Cyclotraxin B

Clinical data
- Other names: CTX-B
- ATC code: None;

Identifiers
- IUPAC name (3S,6R,11R,17S,20S,23S,26S,32S,35S)-6-amino-20-(4-aminobutyl)-3-(2-amino-2-oxoethyl)-17-(2-carboxyethyl)-23-[(1R)-1-hydroxyethyl]-26-[(4-hydroxyphenyl)methyl]-32-(2-methylsulfanylethyl)-2,5,13,16,19,22,25,28,31,34-decaoxo-8,9-dithia-1,4,12,15,18,21,24,27,30,33-decazabicyclo[33.3.0]octatriacontane-11-carboxylic acid;
- CAS Number: 1203586-72-4;
- PubChem CID: 90489002;
- ChemSpider: 29785020;
- CompTox Dashboard (EPA): DTXSID501045820 ;

Chemical and physical data
- Formula: C_{48}H_{73}N_{13}O_{17}S_{3}
- Molar mass: 1200.37 g·mol^{−1}
- 3D model (JSmol): Interactive image;
- SMILES CC(C1C(=O)NC(C(=O)NC(C(=O)NCC(=O)NC(CSSCC(C(=O)NC(C(=O)N2CCCC2C(=O)NC(C(=O)NCC(=O)NC(C(=O)N1)CC3=CC=C(C=C3)O)CCSC)CC(=O)N)N)C(=O)O)CCC(=O)O)CCCCN)O;
- InChI InChI=1S/C48H73N13O17S3/c1-24(62)39-46(75)58-28(6-3-4-15-49)43(72)56-29(12-13-38(67)68)41(70)52-21-37(66)55-33(48(77)78)23-81-80-22-27(50)40(69)59-32(19-35(51)64)47(76)61-16-5-7-34(61)45(74)57-30(14-17-79-2)42(71)53-20-36(65)54-31(44(73)60-39)18-25-8-10-26(63)11-9-25/h8-11,24,27-34,39,62-63H,3-7,12-23,49-50H2,1-2H3,(H2,51,64)(H,52,70)(H,53,71)(H,54,65)(H,55,66)(H,56,72)(H,57,74)(H,58,75)(H,59,69)(H,60,73)(H,67,68)(H,77,78)/t24-,27+,28+,29+,30+,31+,32+,33+,34+,39+/m1/s1; Key:JLBMMJHZUYBFGX-ZHTCEXBHSA-N;

= Cyclotraxin B =

Chemical compound

Cyclotraxin B (CTX-B) is a small (1200 Da) cyclic peptide and highly potent (IC_{50}  = 0.30 nM), selective, and non-competitive antagonist or negative allosteric modulator of TrkB, the main receptor of brain-derived neurotrophic factor (BDNF). CTX-B was originally developed by Cazorla M. and colleagues at Université Paris and Inserm in 2010, mimicking a specific structural loop in BDNF known for its functional selectivity. Cyclotraxin-B's name originates from Cyclic trk inhibitor B.

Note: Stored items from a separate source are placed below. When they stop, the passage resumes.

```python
_SIGS = {
    "hps_last_error": (C.c_char_p, []),
    "hps_version": (C.c_char_p, []),
    "hps_deposit_current": (C.c_int, [Slab, Plasma, Geom, C.c_void_p, C.c_double, C.c_double, C.c_int, C.c_double,
                                      C.c_int, C.c_void_p, C.c_void_p]),
    "hps_explicit_deposit": (C.c_int, [Slab, Plasma, Geom, C.c_void_p, C.c_void_p, C.c_double, C.c_double, C.c_int,
                                       C.c_int, C.c_int, C.c_void_p]),
    "hps_advance_plasma": (C.c_int, [Slab, Plasma, Geom, C.c_void_p, C.c_double, C.c_double, C.c_int, C.c_int,
                                     C.c_int, C.c_int, C.c_void_p]),
    "hps_tiling_create": (C.c_int, [C.c_int, C.c_int, C.c_int, C.c_long, C.POINTER(C.c_void_p)]),
    "hps_reorder_particles": (C.c_int, [C.c_void_p, Plasma, Plasma, Geom, C.c_void_p]),
    "hps_tiling_info": (C.c_int, [C.c_void_p, C.POINTER(C.c_int), C.POINTER(C.c_void_p), C.POINTER(C.c_void_p)]),
    "hps_tiling_destroy": (C.c_int, [C.c_void_p]),
    "hps_deposit_current_tiled": (C.c_int, [Slab, Plasma, Geom, C.c_void_p, C.c_double, C.c_double, C.c_int, C.c_double,
                                            C.c_int, C.c_void_p, C.c_void_p, C.c_void_p, C.c_void_p]),
    "hps_explicit_deposit_tiled": (C.c_int, [Slab, Plasma, Geom, C.c_void_p, C.c_void_p, C.c_double, C.c_double, C.c_int,
                                             C.c_int, C.c_int, C.c_void_p, C.c_void_p, C.c_void_p]),
    "hps_advance_plasma_tiled": (C.c_int, [Slab, Plasma, Geom, C.c_void_p, C.c_double, C.c_double, C.c_int, C.c_int,
                                           C.c_int, C.c_int, C.c_void_p, C.c_void_p, C.c_void_p]),
    "hps_deposit_current_tiled_laser": (C.c_int, [Slab, Plasma, Geom, C.c_void_p, C.c_int, C.c_double, C.c_double, C.c_int,
                                                  C.c_double, C.c_int, C.c_void_p, C.c_void_p, C.c_void_p, C.c_void_p]),
    "hps_explicit_deposit_tiled_laser": (C.c_int, [Slab, Plasma, Geom, C.c_void_p, C.c_int, C.c_void_p, C.c_double, C.c_double,
                                                   C.c_int, C.c_int, C.c_int, C.c_void_p, C.c_void_p, C.c_void_p]),
    "hps_advance_plasma_tiled_laser": (C.c_int, [Slab, Plasma, Geom, C.c_void_p, C.c_int, C.c_double, C.c_double, C.c_int,
                                                 C.c_int, C.c_int, C.c_int, C.c_void_p, C.c_void_p, C.c_void_p]),
    "hps_tiling_set_validity": (C.c_int, [C.c_void_p, C.c_int, C.c_int]),
    "hps_particles_record": (C.c_int, [C.c_int]),
    "hps_particles_recorded": (C.c_int, [C.c_char_p, C.c_long, C.POINTER(C.c_long)]),
    "hps_poisson_create": (C.c_int, [C.c_int, C.c_int, C.c_double, C.c_double, C.POINTER(C.c_void_p)]),
    "hps_poisson_solve": (C.c_int, [C.c_void_p, C.c_void_p, Slab, C.c_int, C.c_void_p]),
    "hps_poisson_solve_batch": (C.c_int, [C.c_void_p, C.c_int, C.c_void_p, Slab, C.c_void_p, C.c_void_p]),
    "hps_poisson_info": (C.c_int, [C.c_void_p, C.POINTER(C.c_int), C.POINTER(C.c_int), C.POINTER(C.c_int)]),
    "hps_poisson_destroy": (C.c_int, [C.c_void_p]),
    "hps_mg_create": (C.c_int, [C.c_int, C.c_int, C.c_double, C.c_double, C.POINTER(C.c_void_p)]),
    "hps_mg_solve1": (C.c_int, [C.c_void_p, Slab, C.c_int, C.c_int, C.c_int, C.c_double, C.c_double, C.c_int,
                                C.POINTER(C.c_int), C.POINTER(C.c_double), C.c_void_p]),
    "hps_mg_solve1_fabs": (C.c_int, [C.c_void_p, Slab, Slab, Slab, C.c_double, C.c_double, C.c_int,
                                     C.POINTER(C.c_int), C.POINTER(C.c_double), C.c_void_p]),
    "hps_mg_info": (C.c_int, [C.c_void_p, C.POINTER(C.c_int), C.POINTER(C.c_int), C.POINTER(C.c_int), C.POINTER(C.c_int),
                              C.POINTER(C.c_long), C.POINTER(C.c_int), C.POINTER(C.c_int), C.POINTER(C.c_int), C.POINTER(C.c_int)]),
    "hps_mg_destroy": (C.c_int, [C.c_void_p]),
    "hps_mg2_create": (C.c_int, [C.c_int, C.c_int, C.c_double, C.c_double, C.POINTER(C.c_void_p)]),
    "hps_mg2_solve2": (C.c_int, [C.c_void_p, C.c_void_p, C.c_void_p, C.c_void_p, C.c_void_p, C.c_double, C.c_double, C.c_int,
                                 C.POINTER(C.c_int), C.POINTER(C.c_double), C.c_void_p]),
    "hps_mg2_info": (C.c_int, [C.c_void_p, C.POINTER(C.c_int), C.POINTER(C.c_int), C.POINTER(C.c_int), C.POINTER(C.c_int)]),
    "hps_mg2_destroy": (C.c_int, [C.c_void_p]),
    "hps_engine_laser_vcycles": (C.c_int, [C.c_void_p, C.POINTER(C.c_long)]),
    "hps_engine_create": (C.c_int, [C.POINTER(Deck), C.c_int, C.POINTER(C.c_void_p)]),
    "hps_engine_destroy": (C.c_int, [C.c_void_p]),
    "hps_engine_begin_step": (C.c_int, [C.c_void_p]),
    "hps_engine_solve_slice": (C.c_int, [C.c_void_p, C.c_int]),
    "hps_engine_solve_slice_begin": (C.c_int, [C.c_void_p, C.c_int]),
    "hps_engine_solve_slice_finish": (C.c_int, [C.c_void_p, C.c_int]),
    "hps_engine_slice_ready": (C.c_int, [C.c_void_p]),
    "hps_engine_run_step": (C.c_int, [C.c_void_p]),
    "hps_engine_sync": (C.c_int, [C.c_void_p]),
    "hps_engine_info": (C.c_int, [C.c_void_p, C.POINTER(C.c_int), C.POINTER(C.c_int), C.POINTER(C.c_long)]),
    "hps_engine_slab": (Slab, [C.c_void_p]),
    "hps_engine_plasma": (Plasma, [C.c_void_p]),
    "hps_engine_stream": (C.c_void_p, [C.c_void_p]),
    "hps_engine_ions": (Plasma, [C.c_void_p]),
    "hps_engine_ion_stats": (C.c_int, [C.c_void_p, C.POINTER(C.c_long), C.POINTER(C.c_long)]),
    "hps_engine_checksums": (C.c_int, [C.c_void_p, C.c_void_p]),
    "hps_beam_sort_by_box": (C.c_int, [C.c_void_p, C.c_long, C.c_double, C.c_double, C.c_int, C.c_void_p, C.c_void_p,
                                       C.c_void_p, C.c_void_p]),
    "hps_engine_stats": (C.c_int, [C.c_void_p, C.POINTER(C.c_long), C.POINTER(C.c_long)]),
    "hps_engine_set_insitu_plasma": (C.c_int, [C.c_void_p, C.c_double]),
    "hps_engine_set_insitu_beam": (C.c_int, [C.c_void_p, C.c_double]),
    "hps_engine_insitu_beam": (C.c_int, [C.c_void_p, C.c_void_p]),
    "hps_engine_insitu_plasma": (C.c_int, [C.c_void_p, C.c_void_p]),
    "hps_engine_set_insitu_fields": (C.c_int, [C.c_void_p, C.c_int]),
    "hps_engine_insitu_fields": (C.c_int, [C.c_void_p, C.c_void_p]),
    "hps_engine_set_field_diagnostic": (C.c_int, [C.c_void_p, C.c_int, C.c_void_p, C.c_void_p]),
    "hps_engine_field_diagnostic": (C.c_int, [C.c_void_p, C.c_void_p]),
    "hps_engine_set_field_diagnostic_box": (C.c_int, [C.c_void_p, C.c_int, C.c_void_p, C.c_void_p, C.c_int, C.c_void_p, C.c_void_p]),
    "hps_engine_field_diagnostic_geometry": (C.c_int, [C.c_void_p, C.c_void_p, C.c_void_p, C.c_void_p]),
    "hps_engine_record_event": (C.c_int, [C.c_void_p, C.c_int, C.POINTER(C.c_void_p)]),
    "hps_engine_wait_event": (C.c_int, [C.c_void_p, C.c_void_p]),
    "hps_stream_pool_shared_pairs": (C.c_int, [C.c_int]),
    "hps_engine_copy_async": (C.c_int, [C.c_void_p, C.c_void_p, C.c_void_p, C.c_long]),
    "hps_engine_set_profiling_stride": (C.c_int, [C.c_void_p, C.c_int]),
    "hps_engine_set_laser_import": (C.c_int, [C.c_void_p, C.c_int, C.c_int]),
    "hps_engine_set_step": (C.c_int, [C.c_void_p, C.c_int]),
    "hps_engine_set_time": (C.c_int, [C.c_void_p, C.c_double, C.c_double]),
    "hps_engine_beam_moments": (C.c_int, [C.c_void_p, C.c_void_p]),
    "hps_adaptive_create": (C.c_int, [C.c_void_p, C.POINTER(C.c_void_p)]),
    "hps_adaptive_set_density_profile": (C.c_int, [C.c_void_p, C.c_int, C.c_void_p, C.c_void_p, C.c_int, C.c_void_p, C.c_void_p]),
    "hps_adaptive_initial_dt": (C.c_int, [C.c_void_p, C.c_double, C.c_double, C.c_int, C.POINTER(C.c_double)]),
    "hps_adaptive_before_step": (C.c_int, [C.c_void_p, C.c_double, C.POINTER(C.c_double)]),
    "hps_adaptive_next_time": (C.c_int, [C.c_void_p, C.POINTER(C.c_double)]),
    "hps_adaptive_after_step": (C.c_int, [C.c_void_p, C.c_void_p, C.c_double, C.c_int, C.POINTER(C.c_double)]),
    "hps_adaptive_destroy": (C.c_int, [C.c_void_p]),
    "hps_engine_export_laser_slice": (C.c_int, [C.c_void_p, C.c_int, C.c_void_p]),
    "hps_engine_import_laser_slice": (C.c_int, [C.c_void_p, C.c_int, C.c_void_p]),
    "hps_engine_import_laser_from": (C.c_int, [C.c_void_p, C.c_int, C.c_void_p]),
    "hps_engine_laser_envelope": (C.c_int, [C.c_void_p, C.c_void_p]),
    "hps_engine_laser_info": (C.c_int, [C.c_void_p, C.POINTER(C.c_int), C.POINTER(C.c_double)]),
    "hps_engine_set_laser_grid": (C.c_int, [C.c_void_p, C.POINTER(C.c_int), C.POINTER(C.c_double), C.POINTER(C.c_double), C.c_int]),
    "hps_engine_laser_grid": (C.c_int, [C.c_void_p, C.POINTER(C.c_int), C.POINTER(C.c_int), C.POINTER(C.c_int), C.POINTER(C.c_int)]),
    "hps_engine_laser_chi": (C.c_int, [C.c_void_p, C.c_void_p]),
    "hps_engine_set_laser_pulses": (C.c_int, [C.c_void_p, C.c_int, C.POINTER(LaserPulse)]),
    "hps_engine_add_laser_samples": (C.c_int, [C.c_void_p, C.c_int, C.c_void_p, C.POINTER(C.c_long), C.POINTER(C.c_double),
                                               C.POINTER(C.c_double), C.c_double]),
    "hps_engine_set_insitu_laser": (C.c_int, [C.c_void_p, C.c_int]),
    "hps_engine_insitu_laser": (C.c_int, [C.c_void_p, C.c_void_p]),
    "hps_laser_interp_aabs": (C.c_int, [Slab, C.c_int, C.c_void_p, C.c_int, C.c_int, C.c_double, C.c_double, C.c_double, C.c_double,
                                        Geom, C.c_int, C.c_void_p]),
    "hps_laser_interp_chi": (C.c_int, [Slab, C.c_int, C.c_void_p, C.c_void_p, C.c_int, C.c_int, C.c_double, C.c_double, C.c_double,
                                       C.c_double, Geom, C.c_int, C.c_int, C.c_void_p]),
    "hps_deposit_current_laser": (C.c_int, [Slab, Plasma, Geom, C.c_void_p, C.c_int, C.c_double, C.c_double, C.c_int, C.c_double,
                                            C.c_int, C.c_void_p, C.c_void_p]),
    "hps_explicit_deposit_laser": (C.c_int, [Slab, Plasma, Geom, C.c_void_p, C.c_int, C.c_void_p, C.c_double, C.c_double, C.c_int,
                                             C.c_int, C.c_int, C.c_void_p]),
    "hps_advance_plasma_laser": (C.c_int, [Slab, Plasma, Geom, C.c_void_p, C.c_int, C.c_double, C.c_double, C.c_int, C.c_int,
                                           C.c_int, C.c_int, C.c_void_p]),
    "hps_engine_pc_stats": (C.c_int, [C.c_void_p, C.POINTER(C.c_long), C.POINTER(C.c_double)]),
    "hps_engine_pc_zero_b_slices": (C.c_int, [C.c_void_p, C.POINTER(C.c_long)]),
    "hps_engine_set_diagnostics": (C.c_int, [C.c_void_p, C.c_int]),
    "hps_engine_set_tiling": (C.c_int, [C.c_void_p, C.c_int, C.c_int]),
    "hps_engine_fallbacks": (C.c_int, [C.c_void_p, C.POINTER(C.c_long)]),
    "hps_engine_set_fusion": (C.c_int, [C.c_void_p, C.c_int]),
    "hps_engine_set_density_profile": (C.c_int, [C.c_void_p, C.c_int, C.c_void_p, C.c_void_p, C.c_int, C.c_void_p, C.c_void_p]),
    "hps_engine_set_plasma_init": (C.c_int, [C.c_void_p, C.POINTER(C.c_int), C.POINTER(C.c_int), C.c_double]),
    "hps_engine_set_fine_patch": (C.c_int, [C.c_void_p, C.c_void_p, C.c_int]),
    "hps_engine_set_plasma_momentum": (C.c_int, [C.c_void_p, C.c_int, C.POINTER(C.c_double), C.POINTER(C.c_double), C.c_ulonglong]),
    "hps_engine_set_plasma_symmetry": (C.c_int, [C.c_void_p, C.c_int, C.c_int]),
    "hps_engine_sorts": (C.c_int, [C.c_void_p, C.POINTER(C.c_long)]),
    "hps_engine_assume_initial_beam_support": (C.c_int, [C.c_void_p]),
    "hps_engine_beam_state": (C.c_int, [C.c_void_p, C.c_void_p, C.c_void_p]),
    "hps_engine_beam_capacity": (C.c_int, [C.c_void_p, C.POINTER(C.c_long)]),
    "hps_engine_set_beam_capacity": (C.c_int, [C.c_void_p, C.c_long]),
    "hps_engine_beam_message_rows": (C.c_int, [C.c_void_p, C.POINTER(C.c_int)]),
    "hps_engine_beam_spin": (C.c_int, [C.c_void_p, C.c_void_p]),
    "hps_engine_set_beam_import": (C.c_int, [C.c_void_p, C.c_int]),
    "hps_engine_export_beam_slice": (C.c_int, [C.c_void_p, C.c_int, C.c_void_p]),
    "hps_engine_import_beam_slice": (C.c_int, [C.c_void_p, C.c_int, C.c_void_p]),
    "hps_engine_set_profiling": (C.c_int, [C.c_void_p, C.c_int]),
    "hps_engine_phase_times": (C.c_int, [C.c_void_p, C.c_void_p, C.c_void_p]),
    "hps_engine_beam_info": (C.c_int, [C.c_void_p, C.POINTER(C.c_long), C.c_void_p]),
    "hps_engine_set_beam_particles": (C.c_int, [C.c_void_p, C.c_long, C.c_void_p, C.POINTER(C.c_long)]),
    "hps_engine_set_beam_storage": (C.c_int, [C.c_void_p, C.c_void_p]),
    "hps_engine_initial_beam": (C.c_int, [C.c_void_p, C.c_void_p]),
    "hps_ring_unique_id": (C.c_int, [C.c_char_p]),
    "hps_ring_init": (C.c_int, [C.c_int, C.c_int, C.c_int, C.c_char_p, C.c_char_p, C.POINTER(C.c_void_p)]),
    "hps_ring_send_slice": (C.c_int, [C.c_void_p, C.c_void_p, C.c_long, C.c_void_p, C.c_int, C.POINTER(C.c_void_p)]),
    "hps_ring_recv_slice": (C.c_int, [C.c_void_p, C.c_void_p, C.c_long, C.c_void_p, C.c_int, C.POINTER(C.c_void_p)]),
    "hps_ring_sendrecv_self": (C.c_int, [C.c_void_p, C.c_void_p, C.c_void_p, C.c_long, C.c_void_p, C.c_int, C.POINTER(C.c_void_p)]),
    "hps_ring_stream_wait": (C.c_int, [C.c_void_p, C.c_int, C.c_void_p]),
    "hps_ring_sync_sends": (C.c_int, [C.c_void_p]),
# ... 89 lines not shown
```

CTX-B crosses the blood-brain-barrier with systemic administration and produces anxiolytic-like effects in animals, though notably not antidepressant-like effects. The compound has also been found to produce analgesic effects in animal models of neuropathic pain. In addition to TrkB, CTX-B has been found to be an allosteric modulator of VEGFR2, one of the receptors of vascular endothelial growth factor (VEGF).